Le producteur jeannois fait notamment pousser du lin, dont une grande partie des futures récoltes seront transformées en huile sur place.
Il y a des huiles qui poussent ici, qui sont faites avec des grains d'ici. Elles sont faites en toute transparence et ne font pas des milliers de kilomètres. Grande traçabilité, grande qualité, première pression à froid faite avec des grains du Québec, a lancé la directrice générale et copropriétaire de la ferme Tournevent, Audrey Bouchard.

Audrey Bouchard est la directrice générale et copropriétaire de la ferme Tournevent.
Photo : Radio-Canada / Alexis Desnoyers Muckle
Audrey Bouchard a cosigné cette lettre ouverte avec d'autres producteurs de l'association des Huiles du Québec pour réagir aux données de l'Agence canadienne d'inspection des aliments.
Plusieurs huiles d’olive seraient mélangées avec des huiles de moindre valeur, tandis que d'autres afficheraient à tort des mentions, comme extravierge. Les signataires de la lettre ouverte souhaitent ainsi rappeler que des solutions de rechange locales existent.
J'ai été impressionnée de savoir qu'il y a quand même 54 millions de litres d'huile d'olive importée au Canada, a précisé la directrice générale de la ferme Tournevent. Imaginez ce que ça peut représenter sur les plans économique et environnemental. Puis, avec ce qu'on apprend sur le 33 % d'huile frelatée, on se pose des questions sur ce que le consommateur a en main.

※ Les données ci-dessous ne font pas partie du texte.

diff --git a/svox_t_amd/csrc/svoxt_bwd.hip b/svox_t_amd/csrc/svoxt_bwd.hip
--- a/svox_t_amd/csrc/svoxt_bwd.hip
+++ b/svox_t_amd/csrc/svoxt_bwd.hip
@@ -36,9 +36,11 @@
 }
 
 bool launch_lobes_bwd_tiles(const TreeDev& tr, const RaysDev& rays, const Opts& opt, const float* grad_out, float* grad,
-                            int gstride, RecLists L, const uint4* aux, hipStream_t st, int terms_state) {
-    if (L.terms == nullptr || terms_state != 3 || !lobes_payload(opt, tr.K) || g_bwd_counters != nullptr) return false;
+                            int gstride, RecLists L0, const uint4* aux, hipStream_t st, int terms_state,
+                            const svoxt_sample_lists* lists) {
+    if (L0.terms == nullptr || terms_state != 3 || !lobes_payload(opt, tr.K) || g_bwd_counters != nullptr) return false;
     const unsigned nb = nblocks(rays.Q);
+    const RecLists L = with_work_list(L0, lists, rays.Q);
 #define SVOXT_LOBES_BWD(BB)                                                                                         \
     {                                                                                                               \
         hipLaunchKernelGGL((render_bwd_kernel<FMT_SH, 3, BB, true, true, false, true, false, true>), dim3(nb), dim3(kBlock), \
@@ -61,7 +63,7 @@
 bool launch_bwd_gather(const TreeDev& tr, const RaysDev& rays, const Opts& opt, int C,
                        const float* grad_out, float* grad, int gstride, RecLists L, const uint4* aux,
                        const float* fwd_out, float4* coef, bool xf, hipStream_t st, int terms_state = 0,
-                       bool native = false) {
+                       bool native = false, const svoxt_sample_lists* lists = nullptr) {
     const unsigned nb = nblocks(rays.Q);
     if (C > 3) {
         if (opt.format != FMT_RGBA || coef != nullptr || xf || fwd_out != nullptr || L.terms == nullptr) return false;
@@ -99,47 +101,51 @@
     if (C != 3) return false;
     const bool fused = coef == nullptr;
     if (fused && xf && (fwd_out != nullptr || opt.format != FMT_SH || opt.basis_dim > 9)) return false;
+    const RecLists Lw = (fused && !xf) ? with_work_list(L, lists, rays.Q) : L;
 #define SVOXT_GATHER(F, BB)                                                                                   \
     if (fused) {    \
+                  \
+        const bool unchecked = g_bwd_check != nullptr && !(L.terms != nullptr && terms_state == 3 && fwd_out == nullptr) && \
+                               !(F == FMT_SH && BB == 9);                                                     \
         hipLaunchKernelGGL((render_bwd_kernel<F, 3, BB, true, true, false, true>), dim3(nb), dim3(kBlock), 0, st, \
-                           tr, rays, opt, grad_out, grad, gstride, L, aux, fwd_out, (float4*)nullptr);   \
+                           tr, rays, opt, grad_out, grad, gstride, unchecked ? L : Lw, aux, fwd_out, (float4*)nullptr); \
         unsigned long long* ctr = reinterpret_cast<unsigned long long*>(g_bwd_counters);                      \
         unsigned long long* chkw = reinterpret_cast<unsigned long long*>(g_bwd_check);                        \
         if (chkw != nullptr) {     \
             if (L.terms != nullptr && terms_state == 3 && fwd_out == nullptr)                                 \
                 hipLaunchKernelGGL((grad_fused_kernel<F, BB, true, false, 3, false, true>), dim3(nb), dim3(512), 0, st, \
-                                   tr, rays, opt, grad_out, L, aux, fwd_out, grad, gstride, chkw);            \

La ferme Tournevent, à Hébertville, utilise notamment le lin pour faire de l’huile.
Photo : Radio-Canada / Alexis Desnoyers Muckle
On a cette fierté-là, au Québec, d'avoir de beaux produits agroalimentaires. Je pense que les huiles du Québec ont aussi leur place sur la table.
Si les importations d'huile d'olive sont aussi élevées, c'est en raison de la demande des consommateurs. Selon les producteurs, les autres types d'huiles végétales, comme l'huile de chanvre ou de lin, sont encore méconnus.

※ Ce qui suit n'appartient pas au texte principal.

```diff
+                if ap is None or ap.kind != 'ew' or ap.op != 'bn_bwd_apply' or ap.absorbed() or tuple(ap.dims) != tuple(op.dims):
+                    continue
+                if _abuf(ap.y) is not _abuf(op.dy):
+                    continue
+                if any(_readers_of(ops[i:], ap.y, exclude=(ap, op))):
+                    continue
+                r, w = ap.accesses()
+                outs = live([_abuf(op.y), op.bstats, ap.dgamma, ap.dbeta])
+                moved_wr = live([ap.dgamma, ap.dbeta])
+                if any(self._hit(o, b) for o in outs for b in r + [ap.bstats] + live([_abuf(op.x), _abuf(op.x2)])):
+                    continue
+                if not self._rest_intervals_ok(r + [ap.bstats], moved_wr, [], ops[i + 1:j]):
+                    continue
+                op.rest_apply = ap
+                if l.fpd_ew_merge_supported(C.byref(self.ew_merge(op)[1])) == 1:
+                    ap.rest_absorbed = True
+                else:
+                    op.rest_apply = None
+
+    @staticmethod
+    def _hit(p, q):
+        return p.arena == q.arena and p.off < q.off + q.numel and q.off < p.off + p.numel
+
+    @classmethod
+    def _rest_intervals_ok(cls, moved_rd, moved_wr, outs, between):
+        if any(cls._hit(o, b) for o in outs for b in moved_rd):
+            return False
+        for top in between:
+            if top is None:
+                continue
+            acc = top.accesses()
+            if acc is None:
+                return False
+            r, w = acc
+            if any(cls._hit(a, b) for a in w for b in moved_rd + moved_wr) or any(cls._hit(a, b) for a in r for b in moved_wr):
+                return False
+        return True
+
     def ew_merge(self, op):
         s = R.EwMergeT()
+        if op.rest_apply is not None:
+            s.kind, s.has_full = R.EWM_BNRELU_BWD_R, 1
+            s.full = self.ew(op.rest_apply, plain=True)[1]
+            s.pool = self.ew(op, plain=True)[1]
+            return R.OP_EW_MERGE, s
         s.kind = R.EWM_MAXPOOL_BWD if op.ewm_kind == 'maxpool_bwd' else R.EWM_SUMPOOL
         if op.ewm_full is not None:
             s.has_full, s.full = 1, self.ew(op.ewm_full, plain=True)[1]
         if op.ewm_half is not None:
             s.half = self.ew(op.ewm_half, plain=True)[1]
         s.pool = self.ew(op, plain=True)[1]
+        if op.rest_add is not None:
+            s.full.add, s.full.add2 = self.A.ptr(_abuf(op.rest_add.x)), self.A.ptr(_abuf(op.rest_add.x2))
         return R.OP_EW_MERGE, s
 
     def _fill_skip(self, op, s):
@@ -479,7 +555,7 @@
     def ew(self, op, plain=False):
         if op.absorbed(merged=not plain):
             return _nop()
-        if not plain and op.ewm_kind is not None:
+        if not plain and (op.ewm_kind is not None or op.rest_apply is not None):
             return self.ew_merge(op)
         s = R.EwT()
         s.op, s.dtype = _EW[op.op], self.dtype
@@ -697,6 +773,7 @@
             self.low.plan_folds(bwd_ir)
             if not isinstance(g, G.HRNetGraph):
                 self.low.plan_ew_merge(bwd_ir)
+                self.low.plan_rest(bwd_ir)
             lowered = [self.low.op(op) for op in bwd_ir]
             self.low.finish_partials()
             self.bucket_ops = {}
diff --git a/fast-human-pose-estimation.pytorch_amd/graph.py b/fast-human-pose-estimation.pytorch_amd/graph.py
--- a/fast-human-pose-estimation.pytorch_amd/graph.py
+++ b/fast-human-pose-estimation.pytorch_amd/graph.py
@@ -70,7 +70,9 @@
 class Op:
     PAIRS = ('conv2', 'ew2', 'bneck2')
     fold_apply = fold_wgrad = fused_wgrad = skip_conv = act_ew = w8 = w8s = folded = ewm_kind = ewm_full = ewm_half = upadd_op = x2 = None
+    rest_add = rest_apply = None
     fold_active = fold_other_readers = fused_active = skip_active = skip_fused = act_active = stem_fused = ewm_absorbed = upadd_absorbed = False
+    rest_absorbed = False
 
     def __init__(self, kind, **kw):
         self.kind = kind
@@ -83,7 +85,8 @@
         return [self]
 
     def absorbed(self, merged=True):
-        return bool(self.skip_fused or self.upadd_absorbed or self.stem_fused or (self.kind == 'ew' and self.folded) or (merged and self.ewm_absorbed))
+        return bool(self.skip_fused or self.upadd_absorbed or self.stem_fused or (self.kind == 'ew' and self.folded) or
+                    (merged and (self.ewm_absorbed or self.rest_absorbed)))
 
     def accesses(self):
         def b(a):
@@ -148,6 +151,12 @@
                     if m is not None:
                         rd += [b(m.x), b(m.dy), b(m.add)] + bn_bufs(m.bn)
                         wr += [b(m.y), m.bstats, m.dgamma, m.dbeta]
+            if self.rest_add is not None:
+                rd += [b(self.rest_add.x), b(self.rest_add.x2)]
+            if self.rest_apply is not None:
+                m = self.rest_apply
+                rd += [b(m.x), b(m.dy), b(m.add)] + bn_bufs(m.bn)
+                wr += [m.bstats, m.dgamma, m.dbeta]
         else:
             return None
         return [x for x in rd if x is not None], [x for x in wr if x is not None]
diff --git a/fast-human-pose-estimation.pytorch_amd/runtime.py b/fast-human-pose-estimation.pytorch_amd/runtime.py
--- a/fast-human-pose-estimation.pytorch_amd/runtime.py
+++ b/fast-human-pose-estimation.pytorch_amd/runtime.py
@@ -13,7 +13,7 @@
 (OP_CONV, OP_WGRAD, OP_STEM_FWD, OP_STEM_WGRAD, OP_EW, OP_LOSS, OP_ADAM, OP_MEMSET, OP_WPREP, OP_BNUPD,
  OP_WREDUCE, OP_BNECK, OP_BNECK_FOLD, OP_CONV_PAIR, OP_BNECK_PAIR, OP_EW_PAIR, OP_PCK, OP_HEAD, OP_HEAD_FOLD,
  OP_NOP, OP_AFFSUM, OP_NCHW2NHWC, OP_CONV_F8, OP_WQUANT, OP_LOSS_OHKM, OP_SGD, OP_EW_MERGE, OP_LOSS_KL) = range(28)
-EWM_MAXPOOL_BWD, EWM_SUMPOOL = 0, 1
+EWM_MAXPOOL_BWD, EWM_SUMPOOL, EWM_BNRELU_BWD_R = 0, 1, 2
 AFFSUM_MAX = 4
 MAX_STACKS = 8
 MAX_JOINTS = 32
@@ -74,7 +74,7 @@
 class EwT(C.Structure):
     _fields_ = [('op', _i32), ('dtype', _i32), ('N', _i32), ('H', _i32), ('W', _i32), ('C', _i32), ('x', _vp),
                 ('x2', _vp), ('dy', _vp), ('add', _vp), ('y', _vp), ('out_stats', _vp), ('bstats', _vp),
-                ('dgamma', _vp), ('dbeta', _vp), ('bn', BnT)]
+                ('dgamma', _vp), ('dbeta', _vp), ('bn', BnT), ('add2', _vp)]
 
 
 class EwPairT(C.Structure):
diff --git a/include/fpd_amd.h b/include/fpd_amd.h
--- a/include/fpd_amd.h
+++ b/include/fpd_amd.h
@@ -152,9 +152,10 @@
     float* dgamma;
     float* dbeta;
     fpd_bn_t bn;
+    const void* add2;
 } fpd_ew_t;
 
-enum { FPD_EWM_MAXPOOL_BWD = 0, FPD_EWM_SUMPOOL = 1 };
+enum { FPD_EWM_MAXPOOL_BWD = 0, FPD_EWM_SUMPOOL = 1, FPD_EWM_BNRELU_BWD_R = 2 };
 typedef struct {
     int32_t kind;
     int32_t has_full;
```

C'est assez récent pareil ces nouvelles huiles-là. Ils ne sont donc pas au courant. Ils vont aussi vers l'huile d'olive qui est là depuis des millénaires. Elle est reconnue et c'est un goût que les gens aiment, a expliqué le producteur et ancien vice-président des Producteurs de grains du Canada, William Van Tassel.

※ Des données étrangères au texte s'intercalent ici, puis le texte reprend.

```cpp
#if !defined(__HIP_DEVICE_COMPILE__)
inline void build_masks_host(const uint8_t* cells, uint32_t n, uint64_t* l1, uint64_t* l2) {
    const uint32_t nb1 = (n + 3) / 4, nb2 = (nb1 + 3) / 4, nb3 = (nb2 + 3) / 4;
    std::memset(l1, 0, 8ull * nb2 * nb2 * nb2 * 64);
    std::memset(l2, 0, 8ull * nb3 * nb3 * nb3 * 64);
    for (uint64_t z = 0; z < n; ++z)
        for (uint64_t y = 0; y < n; ++y)
            for (uint64_t x = 0; x < n; ++x)
                if (cells[x + y * n + z * (uint64_t)n * n] != 255)
                    l1[blk_index((uint32_t)x >> 2, (uint32_t)y >> 2, (uint32_t)z >> 2, nb2)] |=
                        1ull << ((x & 3) + 4 * (y & 3) + 16 * (z & 3));
    for (uint32_t z = 0; z < nb1; ++z)
        for (uint32_t y = 0; y < nb1; ++y)
// ... 35 lines not shown
    const uint64_t plane = 64ull * nb2 * nb2 * nb2;
    std::memset(dfa, 0, 2 * 24 * plane);
    for (uint32_t o = 0; o < 8; ++o) {
        const uint8_t* pl = dfp + o * plane;
        auto cube = [&](uint32_t x, uint32_t y, uint32_t z) -> uint32_t { return pl[blk_index(x, y, z, nb2)]; };
        for (uint32_t z = 0; z < nb1; ++z)
            for (uint32_t y = 0; y < nb1; ++y)
                for (uint32_t x = 0; x < nb1; ++x) {
                    const uint32_t b = blk_index(x, y, z, nb2), k = pl[b];
                    if (!k) continue;
                    for (uint32_t a = 0; a < 3; ++a)
                        dfa[(o * 3 + a) * plane + b] = (uint16_t)(k | axis_len(x, y, z, o, a, k, nb1, cube) << 8);
                }
    }
}
#endif

}
}
```

raytracer-voxpopuli_amd/csrc/vpx_trace.hpp:

```cpp
#pragma once

#include <hip/hip_runtime.h>
#include <stdint.h>

#include "../../include/vpx.h"
#include "vpx_skip.hpp"
#include "vpx_x86.hpp"

namespace vpx {

constexpr uint32_t kNone = 255u;
constexpr float kPi = 3.14159265358979323846264f;
constexpr float kBig = 1e34f;
constexpr int kMaxLevels = 16;

struct DevGrid {
    const uint8_t* cells;
    const uint64_t* l1;
    const uint64_t* l2;
    uint32_t n;
    uint32_t nb1;
    uint32_t nb2;
    uint32_t nb3;
    const uint8_t* dfp;
// ... 313 lines not shown
    const float mind = smin(smin(d.x, d.y), d.z);
    const f3 sg = dsign(r.D) * 2.0f - mk(1.f, 1.f, 1.f);
    const f3 nn = mk(mind == d.x ? sg.x : 0.0f, mind == d.y ? sg.y : 0.0f, mind == d.z ? sg.z : 0.0f);
    return normalize(xform_vec(nn, matrix));
}

__device__ __forceinline__ uint32_t uni(uint32_t v) { return __builtin_amdgcn_readfirstlane(v); }
template <class T>
__device__ __forceinline__ T* uni_ptr(T* p) {
    const uint64_t v = (uint64_t)p;
    return (T*)(((uint64_t)uni((uint32_t)(v >> 32)) << 32) | uni((uint32_t)v));
}
__device__ __forceinline__ skip::GridView grid_view(const DevGrid& g) {
    const uint8_t* dfp = uni_ptr(g.dfp);
    return skip::GridView{uni_ptr(g.cells), uni_ptr(g.l1), uni_ptr(g.l2), uni(g.n), uni(g.nb1), uni(g.nb2),
                          uni(g.nb3),       dfp,            g.plane,        (const uint16_t*)(dfp + 8u * g.plane)};
}
__device__ __forceinline__ skip::Walk to_walk(const Dda& s) {
    skip::Walk w;
    w.X = s.X, w.Y = s.Y, w.Z = s.Z;
    w.t = s.t;
    w.tx = s.tmax.x, w.ty = s.tmax.y, w.tz = s.tmax.z;
    w.dx = s.tdelta.x, w.dy = s.tdelta.y, w.dz = s.tdelta.z;
    w.sx = s.sx, w.sy = s.sy, w.sz = s.sz;
    skip::walk_begin(w);
    return w;
}

constexpr uint32_t kSkipwNearest = 1, kSkipwBounce = 2, kSkipwShadow = 4;
#ifndef VPX_MINC_NEAREST
#define VPX_MINC_NEAREST 2
#endif
constexpr uint32_t kMincNearest = VPX_MINC_NEAREST, kMincBounce = 2, kMincShadow = 1;
#ifndef VPX_AXIS_BOXES
#define VPX_AXIS_BOXES 1
#endif
#ifndef VPX_AXIS_MINLEN
#define VPX_AXIS_MINLEN 2u
#endif
#define VPX_RUN_AXIS ((VPX_AXIS_BOXES ? 1u : 0u) << 19 | VPX_AXIS_MINLEN << 20)
#ifndef VPX_RUN_NEAREST
#define VPX_RUN_NEAREST (3u | 3u << 8 | 1u << 17 | 1u << 18 | VPX_RUN_AXIS)
#endif
constexpr uint32_t kRunNearest = VPX_RUN_NEAREST;
#ifndef VPX_RUN_BOUNCE
#define VPX_RUN_BOUNCE (4u | 1u << 8 | 0u << 17 | 1u << 18 | VPX_RUN_AXIS)
#endif
constexpr uint32_t kRunBounce = VPX_RUN_BOUNCE;
#ifndef VPX_RUN_SHADOW
#define VPX_RUN_SHADOW (3u | 1u << 8 | 1u << 17 | 0u << 18 | VPX_RUN_AXIS)
#endif
constexpr uint32_t kRunShadow = VPX_RUN_SHADOW;
#ifndef VPX_RUN_FRAME_NEAREST
#define VPX_RUN_FRAME_NEAREST (3u | 4u << 8 | 1u << 17 | 1u << 18 | VPX_RUN_AXIS)
#endif
constexpr uint32_t kRunFrameNearest = VPX_RUN_FRAME_NEAREST;
#ifndef VPX_RUN_FRAME_SHADOW
#define VPX_RUN_FRAME_SHADOW (3u | 2u << 8 | 1u << 17 | 1u << 18 | VPX_RUN_AXIS)
#endif
constexpr uint32_t kRunFrameShadow = VPX_RUN_FRAME_SHADOW;
#ifndef VPX_RUN_SHADOW_POOL
#define VPX_RUN_SHADOW_POOL (3u | 1u << 8 | 1u << 17 | 1u << 18 | VPX_RUN_AXIS)
#endif
#ifndef VPX_SKIPW_SHADOW_POOL
#define VPX_SKIPW_SHADOW_POOL 4u
#endif
#ifndef VPX_MINC_SHADOW_POOL
#define VPX_MINC_SHADOW_POOL 1u
#endif
constexpr uint32_t kRunShadowPool = VPX_RUN_SHADOW_POOL, kSkipwShadowPool = VPX_SKIPW_SHADOW_POOL,
                   kMincShadowPool = VPX_MINC_SHADOW_POOL;
#ifdef VPX_ASM_MARKS
#define VPX_MARK(s) asm volatile("; MARK " s)
#else
#define VPX_MARK(s)
#endif

// ... 3 lines not shown
#else
#define VPX_PH(...)
#endif

constexpr int kWalkStep = 0, kWalkSkip = 1, kWalkMiss = 2, kWalkHit = 3;
template <int PHK, uint32_t SKIPW, uint32_t MINC, uint32_t RUN, bool POOL = false>
__device__ __forceinline__ bool walk_wave(const skip::GridView& g, skip::Walk& w, float bound, uint32_t& cells,
                                          int* pmode = nullptr, uint32_t leave = 65u) {
    enum : int { kStep = kWalkStep, kSkip = kWalkSkip, kMiss = kWalkMiss, kHit = kWalkHit };
    constexpr int kRun = (int)(RUN & 255u);
    constexpr int kPasses = (int)((RUN >> 8) & 255u);
    constexpr bool kSeg2Branch = (RUN >> 17) & 1u;
    constexpr bool kMin2 = (RUN >> 18) & 1u;
    constexpr bool kAxis = (RUN >> 19) & 1u;
    constexpr uint32_t kMinLen = (RUN >> 20) & 15u;
    static_assert(SKIPW > 0 && kRun > 0 && kPasses > 0, "walk_wave: skip weight, run cap and passes");
    static_assert(!kAxis || kMinLen > 0, "walk_wave: the axis boxes' minimum length");
    const uint32_t opar = skip::plane_parent(g, kAxis ? (w.osh >> 3) * 3u + skip::dom_axis(w) : w.osh >> 3);
    int mode = POOL ? *pmode : kStep;
    VPX_PH(uint64_t cs = 0, ck = 0, ns = 0, nk = 0, ls = 0, lk = 0, fb = 0, cf = 0;)
    for (;;) {
        VPX_PH(uint64_t t0 = __builtin_amdgcn_s_memtime();)
        for (;;) {
            const uint64_t stepping = __ballot(mode == kStep);
            if (!stepping) break;
            const uint32_t nskip = (uint32_t)__popcll(__ballot(mode == kSkip));
            if ((uint32_t)__popcll(stepping) * SKIPW < nskip) break;
            if (POOL && 64u - (uint32_t)__popcll(stepping) - nskip >= leave) goto pool_out;
            VPX_PH(++ns; ls += __popcll(stepping); cf += __popcll(__ballot(mode >= kMiss));)
            VPX_MARK("step body");
// ... 26 lines not shown
                    }
                }
            }
        }
        VPX_MARK("step phase end");
        VPX_PH(uint64_t t1 = __builtin_amdgcn_s_memtime(); cs += t1 - t0;)
        const uint64_t skipping = __ballot(mode == kSkip);
        if (!skipping) {
            if (!__ballot(mode == kStep)) break;
            continue;
        }
        VPX_PH(++nk; lk += __popcll(skipping);)
        VPX_MARK("skip phase");
        if (mode == kSkip) {
            uint32_t lo[3], hi[3];
            if (kAxis) skip::df_box_axis(w, g.n, skip::cube_dfp(w), skip::len_dfa(w), skip::dom_axis(w), lo, hi);
            else skip::df_box(w, g.n, skip::cube_dfp(w), lo, hi);
            const int sr = skip::skip_box_lean<kSeg2Branch>(w, lo, hi, bound, cells);
            VPX_MARK("skip end");
            VPX_PH(fb += __popcll(__ballot(sr == 2));)
            if (sr == 1) {
                mode = kMiss;
            } else {
                ++cells;
                mode = skip::step1<kMin2>(w, g.n) ? kStep : kMiss;
            }
        }
        VPX_PH(ck += __builtin_amdgcn_s_memtime() - t1;)
    }
    if (POOL) {
    pool_out:
        *pmode = mode;
// ... 762 lines not shown
```

Measured before the change: 5914.

## Widen axis distance-field boxes along a second axis using 32-bit plane words

Axis-plane entries grow from 16 to 32 bits. A new build pass computes, for each block, how far the empty box can extend along the two non-dominant axes, and stores that in the upper bytes. During traversal, the skip box is stretched along the ray's secondary axis by that width, so each skip covers more empty space. The cost is double the memory for the axis planes, wider loads in the classify step, an extra build kernel, and an asm barrier that recomputes the axis locally to limit register pressure.

```diff
diff --git a/include/vpx.h b/include/vpx.h
--- a/include/vpx.h
+++ b/include/vpx.h
@@ -156,6 +156,7 @@
                        uint32_t z0, uint32_t dx, uint32_t dy, uint32_t dz);
 int vpx_grid_emissive_sphere(vpx_ctx* ctx, uint32_t grid_id, uint8_t mat, float radius);
 int vpx_grid_checksum(vpx_ctx* ctx, uint32_t grid_id, uint64_t* out);
+int vpx_grid_wide_planes(vpx_ctx* ctx, uint32_t grid_id, uint32_t* out, uint64_t count);
 int vpx_grid_axis_planes(vpx_ctx* ctx, uint32_t grid_id, uint16_t* out, uint64_t count);
 int vpx_set_volumes(vpx_ctx* ctx, const vpx_volume* volumes, uint32_t count);
 int vpx_set_materials(vpx_ctx* ctx, const vpx_material* materials, uint32_t count);
diff --git a/raytracer-voxpopuli_amd/abi.py b/raytracer-voxpopuli_amd/abi.py
--- a/raytracer-voxpopuli_amd/abi.py
+++ b/raytracer-voxpopuli_amd/abi.py
@@ -140,6 +140,7 @@
     "vpx_generate_tiled_grid": (C.c_int, [C.c_void_p, C.c_uint32, C.c_uint32, C.c_void_p] + [C.c_uint32] * 7),
     "vpx_grid_checksum": (C.c_int, [C.c_void_p, C.c_uint32, C.POINTER(C.c_uint64)]),
     "vpx_grid_axis_planes": (C.c_int, [C.c_void_p, C.c_uint32, C.c_void_p, C.c_uint64]),
+    "vpx_grid_wide_planes": (C.c_int, [C.c_void_p, C.c_uint32, C.c_void_p, C.c_uint64]),
     "vpx_set_volumes": (C.c_int, [C.c_void_p, C.POINTER(Volume), C.c_uint32]),
     "vpx_set_materials": (C.c_int, [C.c_void_p, C.POINTER(Material), C.c_uint32]),
     "vpx_set_lights": (C.c_int, [C.c_void_p, C.POINTER(PointLight), C.c_uint32, C.POINTER(SpotLight), C.c_uint32,
diff --git a/raytracer-voxpopuli_amd/context.py b/raytracer-voxpopuli_amd/context.py
--- a/raytracer-voxpopuli_amd/context.py
+++ b/raytracer-voxpopuli_amd/context.py
@@ -116,6 +116,13 @@
                   "vpx_grid_axis_planes")
         return out
 
+    def grid_wide_planes(self, grid_id, n):
+        nb2 = ((n + 3) // 4 + 3) // 4
+        out = np.zeros((24, 64 * nb2 ** 3), np.uint32)
+        self._chk(self.lib.vpx_grid_wide_planes(self.h, grid_id, out.ctypes.data_as(C.c_void_p), out.size),
+                  "vpx_grid_wide_planes")
+        return out
+
     def render(self, params, accum_ptr, rgb_ptr=None, stats=False):
         st = abi.Stats() if stats else None
         self._chk(self.lib.vpx_render(self.h, C.byref(params), C.c_void_p(accum_ptr), C.c_void_p(rgb_ptr or 0),
diff --git a/raytracer-voxpopuli_amd/csrc/vpx_kernels.hip b/raytracer-voxpopuli_amd/csrc/vpx_kernels.hip
--- a/raytracer-voxpopuli_amd/csrc/vpx_kernels.hip
+++ b/raytracer-voxpopuli_amd/csrc/vpx_kernels.hip
@@ -370,7 +370,7 @@
     }
 }
 
-__global__ void build_axis_k(const uint8_t* __restrict__ dfp, uint32_t nb1, uint32_t nb2, uint16_t* __restrict__ dfa) {
+__global__ void build_axis_k(const uint8_t* __restrict__ dfp, uint32_t nb1, uint32_t nb2, uint32_t* __restrict__ dfw) {
     const uint64_t plane = (uint64_t)nb2 * nb2 * nb2 * 64;
     const uint64_t total = plane * 24;
     for (uint64_t t = (uint64_t)blockIdx.x * blockDim.x + threadIdx.x; t < total; t += (uint64_t)gridDim.x * blockDim.x) {
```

William Van Tassel est producteur agricole et ancien vice-président des Producteurs de grains du Canada.
Photo : Radio-Canada / Alexis Desnoyers Muckle
De son côté, le président de l’Union des producteurs agricoles régionale, Jean-Thomas Maltais, souhaite que le gouvernement fasse preuve de plus de fermeté.
C'est bien beau de le voir et de le dénoncer, mais, après ça, vont-ils donner les amendes et les réprimandes? Vont-ils bloquer les produits des autres pays ou bien ils ne le feront pas comme d'habitude. On est souvent bloqué dans d'autres pays, comme la Chine, pour nos exportations, mais, quand c'est le contraire qui se passe avec les importations, ils ont de la difficulté à faire appliquer les normes, a déploré M. Maltais.
L'association des Huiles du Québec entend poursuivre au cours des prochains mois ses démarches afin de sensibiliser la population sur les enjeux liés aux huiles.